As early as 1669 and 1670 John Lederer went west and explored the Blue Ridge Mountains. Initially, he made a trip up the James River, starting at Williamsburg. Lederer was an ex-German surgeon who had curiosity and encouragement from Virginia’s Governor, Sir William Berkeley, another early frontier enthusiast. During his second trip up the James River, Lederer followed the Rivanna or Hardware River to its source and crossed the Blue Ridge probably at Rockfish Gap. In 1670, he explored the northern end of the Valley in the Front Royal-Strasburg area. Lederer later reported to Governor Berkeley his findings of Virginia’s western frontier – a beautiful, well-watered and wooded land, suitable for hunting and farming.
With such great news, Governor Berkeley enticed Major General Abraham Wood from Fort Henry, below Richmond, to further explore. This group included merchants, Edward Bland, Elias Pennant, Sackford Brewster and Bland’s servant, Robert Farmer. This group along with an Appamattuck Indian guide, Pyancha, and a Nottaway Indian guide, named Oyeocker, reached the Blue Ridge in 1670 somewhere south of Waynesboro. They looked across the Shenandoah Valley to the Alleghenies and returned safely to Tidewater.

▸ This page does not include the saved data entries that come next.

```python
def _pyr(feats, scales, lvl_min):
    d = FeatPyramidT()
    d.num_levels, d.lvl_min = len(feats), lvl_min
    for l, f in enumerate(feats):
        d.H[l], d.W[l] = f.shape[1], f.shape[2]
        d.spatial_scale[l] = scales[l]
        d.feat[l] = f.data_ptr()
    return d


def roi_align_forward(feats, scales, rois, levels, pooled=(7, 7), sampling_ratio=2, lvl_min=2, out=None):
    lib = _lib.load()
    N, C_ = feats[0].shape[0], feats[0].shape[3]
    R = rois.shape[0]
    if out is None:
        out = torch.empty((R, pooled[0], pooled[1], C_), dtype=torch.bfloat16, device=rois.device)
    d = _pyr(feats, scales, lvl_min)
    check(lib.mxdet_roi_align_fwd(C.byref(d), N, C_, ptr(rois), ptr(levels), R, pooled[0], pooled[1], sampling_ratio,
                                  ptr(out), stream_ptr()), "roi_align_fwd")
    return out


def roi_align_backward(dfeats, scales, rois, levels, grad_out, sampling_ratio=2, lvl_min=2):
    lib = _lib.load()
    N, C_ = dfeats[0].shape[0], dfeats[0].shape[3]
    R, PH, PW = grad_out.shape[0], grad_out.shape[1], grad_out.shape[2]
    d = _pyr(dfeats, scales, lvl_min)
    check(lib.mxdet_roi_align_bwd(C.byref(d), N, C_, ptr(rois), ptr(levels), R, PH, PW, sampling_ratio,
                                  ptr(grad_out), stream_ptr()), "roi_align_bwd")


_gather_ws = {}


def _gather_workspace(lib, d, N, R, device, workspace):
    need = lib.mxdet_roi_align_bwd_gather_workspace_bytes(C.byref(d), N, R)
    if workspace is None:
        key = (device, need)
        workspace = _gather_ws.get(key)
        if workspace is None:
            workspace = torch.empty((max(need, 256),), dtype=torch.uint8, device=device)
            _gather_ws[key] = workspace
    return workspace
# ... 30 lines not shown
```

Before: 457.3 images/sec.

## Fuse FPN level mapping and backward-gather prep into RoIAlign forward for training

Adds a training RoIAlign forward kernel that works out each RoI's FPN level inline, writes the levels array, and emits the backward-gather segment records from one thread per block. This replaces the separate fpn_level_map and gather-prepare launches. The forward kernel also gains a sampling_ratio=2 specialization that fully unrolls the four samples and issues all tap loads before accumulating, and its launch bounds now request higher occupancy. The cost is more registers per thread from the batched loads and a larger template kernel.

After: 459.6 images/sec (median of 6 runs). About the same (+0.5%).

```diff
diff --git a/include/mxdet.h b/include/mxdet.h
--- a/include/mxdet.h
+++ b/include/mxdet.h
@@ -131,6 +131,9 @@
 int mxdet_roi_align_fwd(const mxdet_feat_pyramid_t* f, int32_t N, int32_t C, const float* rois,
                         const int32_t* levels, int64_t R, int32_t PH, int32_t PW,
                         int32_t sampling_ratio, uint16_t* out, mxdet_stream_t stream);
+int mxdet_roi_align_fwd_train(const mxdet_feat_pyramid_t* f, int32_t N, int32_t C, const float* rois, int64_t R,
+                              int32_t PH, int32_t PW, int32_t sampling_ratio, uint16_t* out, int32_t* levels,
+                              void* workspace, size_t workspace_bytes, mxdet_stream_t stream);
 int mxdet_roi_align_bwd(const mxdet_feat_pyramid_t* f, int32_t N, int32_t C, const float* rois,
                         const int32_t* levels, int64_t R, int32_t PH, int32_t PW,
                         int32_t sampling_ratio, const uint16_t* grad_out, mxdet_stream_t stream);
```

Later, General Wood sent Captain Thomas Batts and Robert Fallam westward. This mission was “for Ye finding out of the ebbing and flowing of ye waters behind the mountains in order to (effect) the Discovery of the South Sea.” They explored the Roanoke River, crossed the Blue Ridge Mountains, and reached the upper New River before turning back in September, 1671.
In 1761, another western frontier explorer of the Shenandoah Valley and lands was Doctor Thomas Walker. He was hired by the Loyal Land Company of Charlottesville. (As an extra to this story, notable distinctions were his ancestors came to America from Staffordshire, England in 1650, was a medical graduate of William and Mary College, married a widow, Mrs. Nicholas (Thornton) Meriwether who was a second cousin to George Washington, and had a career as a frontier surveyor.)
Dr. Walker was selected in 1749 to explore, survey, and observe the acquisition of 300,000 acres of the Loyal Land Company of Virginia (an area located today in Kentucky and West Virginia). He crossed the Blue Ridge Mountains in March of 1750 probably at Rockfish Gap. Turning southwest through the Shenandoah Valley to Cumberland Gap he extensively explored Kentucky and West Virginia. Crossing the New River in the area of present Hinton, West Virginia, his return trip was not kind as hunting became poor and the terrain became rough. This exhausted party reached the Augusta Court House in Staunton, Virginia on July 11, 1750.
Dr. Walker made another trip years later accompanying General Edward Braddock in his expedition against Ft. Duquesne as commissary officer. He escaped the massacre of Braddock’s army by the French and Indians in 1755.